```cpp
constexpr int LR_ROWS = 4;
template <bool COH, bool ATM = false>
__device__ __forceinline__ void lowrank_rows(const GemmArgs& g, const int (&rows)[LR_ROWS], int lane, const AtmSets& at = AtmSets()) {
    const int D = g.D, R = g.lr_rank;
    __amdgpu_buffer_rsrc_t rA[LR_ROWS], rC[LR_ROWS];
    double cf[LR_ROWS];
    int Ri[LR_ROWS];
    const double* __restrict__ Ui[LR_ROWS];
    const double* __restrict__ Vi[LR_ROWS];
#pragma unroll
    for (int i = 0; i < LR_ROWS; ++i) {
        const int r = rows[i] >= 0 ? rows[i] : rows[0];
        const int bytes = rows[i] >= 0 ? D * 8 : 0;
        rA[i] = make_rsrc(g.A + (size_t)r * D, bytes);
        rC[i] = make_rsrc(g.C + (size_t)r * D, bytes);
        cf[i] = rows[i] >= 0 ? g.ca[rows[i]] : 0.0;
        if constexpr (ATM) {
            const int st = __builtin_amdgcn_readfirstlane(at.col_atm[r / g.L]);
            Ri[i] = __builtin_amdgcn_readfirstlane(at.lr_ranks[st]);
            Ui[i] = g.lrU + (size_t)st * kLowRankMax * D;
            Vi[i] = g.lrV + (size_t)st * kLowRankMax * D;
        }
    }
    const double* __restrict__ U = g.lrU;
    const double* __restrict__ V = g.lrV;
    double m[LR_ROWS][kLowRankMax];
#pragma unroll
    for (int i = 0; i < LR_ROWS; ++i)
#pragma unroll
        for (int q = 0; q < kLowRankMax; ++q) m[i][q] = 0.0;
#pragma unroll 2
    for (int k = 2 * lane; k < D; k += 128) {
        double2 x[LR_ROWS];
#pragma unroll
        for (int i = 0; i < LR_ROWS; ++i) x[i] = bload2_aux<COH ? 16 : 0>(rA[i], k * 8, 0);
#pragma unroll
        for (int q = 0; q < kLowRankMax; ++q) {
            if constexpr (ATM) {
#pragma unroll
                for (int i = 0; i < LR_ROWS; ++i)
                    if (q < Ri[i]) {
                        const double2 u = *reinterpret_cast<const double2*>(Ui[i] + (size_t)q * D + k);
                        m[i][q] = __builtin_fma(x[i].y, u.y, __builtin_fma(x[i].x, u.x, m[i][q]));
                    }
            } else if (q < R) {
                const double2 u = *reinterpret_cast<const double2*>(U + (size_t)q * D + k);
#pragma unroll
                for (int i = 0; i < LR_ROWS; ++i) m[i][q] = __builtin_fma(x[i].y, u.y, __builtin_fma(x[i].x, u.x, m[i][q]));
            }
        }
    }
#pragma unroll
    for (int s = 32; s >= 1; s >>= 1)
#pragma unroll
        for (int q = 0; q < kLowRankMax; ++q) {
            if constexpr (ATM) {
#pragma unroll
                for (int i = 0; i < LR_ROWS; ++i)
                    if (q < Ri[i]) m[i][q] += __shfl_xor(m[i][q], s);
            } else if (q < R) {
#pragma unroll
                for (int i = 0; i < LR_ROWS; ++i) m[i][q] += __shfl_xor(m[i][q], s);
            }
        }
    if constexpr (!COH && !ATM) {
        if (g.mom) {
#pragma unroll
            for (int i = 0; i < LR_ROWS; ++i) {
                const int r = rows[i] >= 0 ? rows[i] : rows[0];
                const __amdgpu_buffer_rsrc_t rM = make_rsrc(g.mom + (size_t)r * kMomDoubles, rows[i] >= 0 ? kMomDoubles * 8 : 0);
                const double x = lane == 0 ? m[i][0] : (lane == 1 ? m[i][2] : (lane == 2 ? cf[i] : 0.0));
                const double y = lane == 0 ? m[i][1] : (lane == 1 ? m[i][3] : 0.0);
                bstore2(rM, lane * 16, 0, make_double2(x, y));
            }
            return;
        }
    }
#pragma unroll 2
    for (int k = 2 * lane; k < D; k += 128) {
        if constexpr (ATM) {
            double2 o[LR_ROWS];
#pragma unroll
            for (int i = 0; i < LR_ROWS; ++i) o[i] = make_double2(0.0, 0.0);
#pragma unroll
            for (int q = 0; q < kLowRankMax; ++q) {
#pragma unroll
                for (int i = 0; i < LR_ROWS; ++i)
                    if (q < Ri[i]) {
                        const double2 v = *reinterpret_cast<const double2*>(Vi[i] + (size_t)q * D + k);
                        o[i].x = __builtin_fma(m[i][q], v.x, o[i].x);
                        o[i].y = __builtin_fma(m[i][q], v.y, o[i].y);
                    }
            }
#pragma unroll
            for (int i = 0; i < LR_ROWS; ++i) bstore2_aux<COH ? 17 : 0>(rC[i], k * 8, 0, make_double2(cf[i] * o[i].x, cf[i] * o[i].y));
        } else {
            double vx[kLowRankMax], vy[kLowRankMax];
#pragma unroll
            for (int q = 0; q < kLowRankMax; ++q) {
                vx[q] = 0.0; vy[q] = 0.0;
                if (q < R) {
                    const double2 v = *reinterpret_cast<const double2*>(V + (size_t)q * D + k);
                    vx[q] = v.x; vy[q] = v.y;
                }
            }
#pragma unroll
            for (int i = 0; i < LR_ROWS; ++i)
                bstore2_aux<COH ? 17 : 0>(rC[i], k * 8, 0, make_double2(lr_expand(m[i], vx, R, cf[i]), lr_expand(m[i], vy, R, cf[i])));
        }
    }
}
template <bool COH, class RowOf, bool ATM = false>
__device__ __forceinline__ void lowrank_tile(const GemmArgs& g, RowOf row_of, int tile, int BM, int bn0, bool check_active,
                                             const AtmSets& at = AtmSets()) {
    const int nct = (g.D + GEMM_BN - 1) / GEMM_BN, ct = bn0 / GEMM_BN;
    const int lane = threadIdx.x & 63, wave = __builtin_amdgcn_readfirstlane(threadIdx.x) >> 6;
    const int per = (BM - ct + nct - 1) / nct;
    const bool chk = check_active && g.active && g.check_tiles;
    for (int j = LR_ROWS * wave; j < per; j += 4 * LR_ROWS) {
        int rows[LR_ROWS];
        int n = 0;
#pragma unroll
        for (int i = 0; i < LR_ROWS; ++i) {
            int r = j + i < per ? __builtin_amdgcn_readfirstlane(row_of(tile * BM + ct + nct * (j + i))) : -1;
            if (chk && r >= 0 && !g.active[r / g.L]) r = -1;
            rows[i] = r;
            n += r >= 0 ? 1 : 0;
        }
        if (n == 0) continue;
        if (rows[0] < 0)
#pragma unroll
            for (int i = 1; i < LR_ROWS; ++i)
                if (rows[i] >= 0) { rows[0] = rows[i]; rows[i] = -1; break; }
        lowrank_rows<COH, ATM>(g, rows, lane, at);
    }
}

constexpr int TAIL_RT_SLAB = 1;
constexpr int TAIL_RT = 2;

}
}
```

### sos-radiative-transfer_amd/csrc/kernels.hpp

```cpp
#pragma once
#include <hip/hip_runtime.h>

#include "plan.hpp"

namespace sosrt {

constexpr int kMaxZones = 8;
constexpr int kRingZones = 3;

struct alignas(16) ColDesc {
    int nz;
    int r0[kMaxZones];
    int r1[kMaxZones];
    int mix[kMaxZones];
    int nfix[kMaxZones];
    int fixtab[kMaxZones];
    int surface;
    int geom;
    double mu0, rho, T, tau_bottom;
    double wa;
    double wr[kMaxZones];
    double fa[kMaxZones];
    double fr[kMaxZones];
    double ca[kMaxZones];
// ... 128 lines not shown
    const double* Wa;
    const double* Wr;
    const double* ca;
    const double* cr;
    const int* rows_main;
    int n_main;
    const int* rows_slab;
    int n_slab;
    int D, Dp, Wld, L;
    double* C;
    const int* active;
    int B = 0;
    int col0 = 0;
    const int* idx_up = nullptr;
    const int* idx_down = nullptr;
    int max_main = 0, max_slab = 0;
    const double* Wmix = nullptr;
    const int* mix_group = nullptr;
    int pad_lds = 0;
    int* live_list = nullptr;
    int live_cap = 0;
    const int* slab_tile_group = nullptr;
    const int* nactive = nullptr;
    const int* need_small = nullptr;
    int* host_pub = nullptr;
    int tag = 0;
    int sym = 0;
    int Ks = 0;
    int check_tiles = 1;
    int lr_rank = -1;
    const double* lrU = nullptr;
    const double* lrV = nullptr;
    double* mom = nullptr;
};
struct AtmSets {
    const int* col_atm = nullptr;
    const int* lr_ranks = nullptr;
};
constexpr int kLowRankMax = 4;
constexpr int kMomDoubles = 8;
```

▸ TASK DETAILS
Scan the data above, find each line with "void", and copy it.

▸ EXPECTED ANSWER
__device__ __forceinline__ void lowrank_rows(const GemmArgs& g, const int (&rows)[LR_ROWS], int lane, const AtmSets& at = AtmSets()) {
__device__ __forceinline__ void lowrank_tile(const GemmArgs& g, RowOf row_of, int tile, int BM, int bn0, bool check_active,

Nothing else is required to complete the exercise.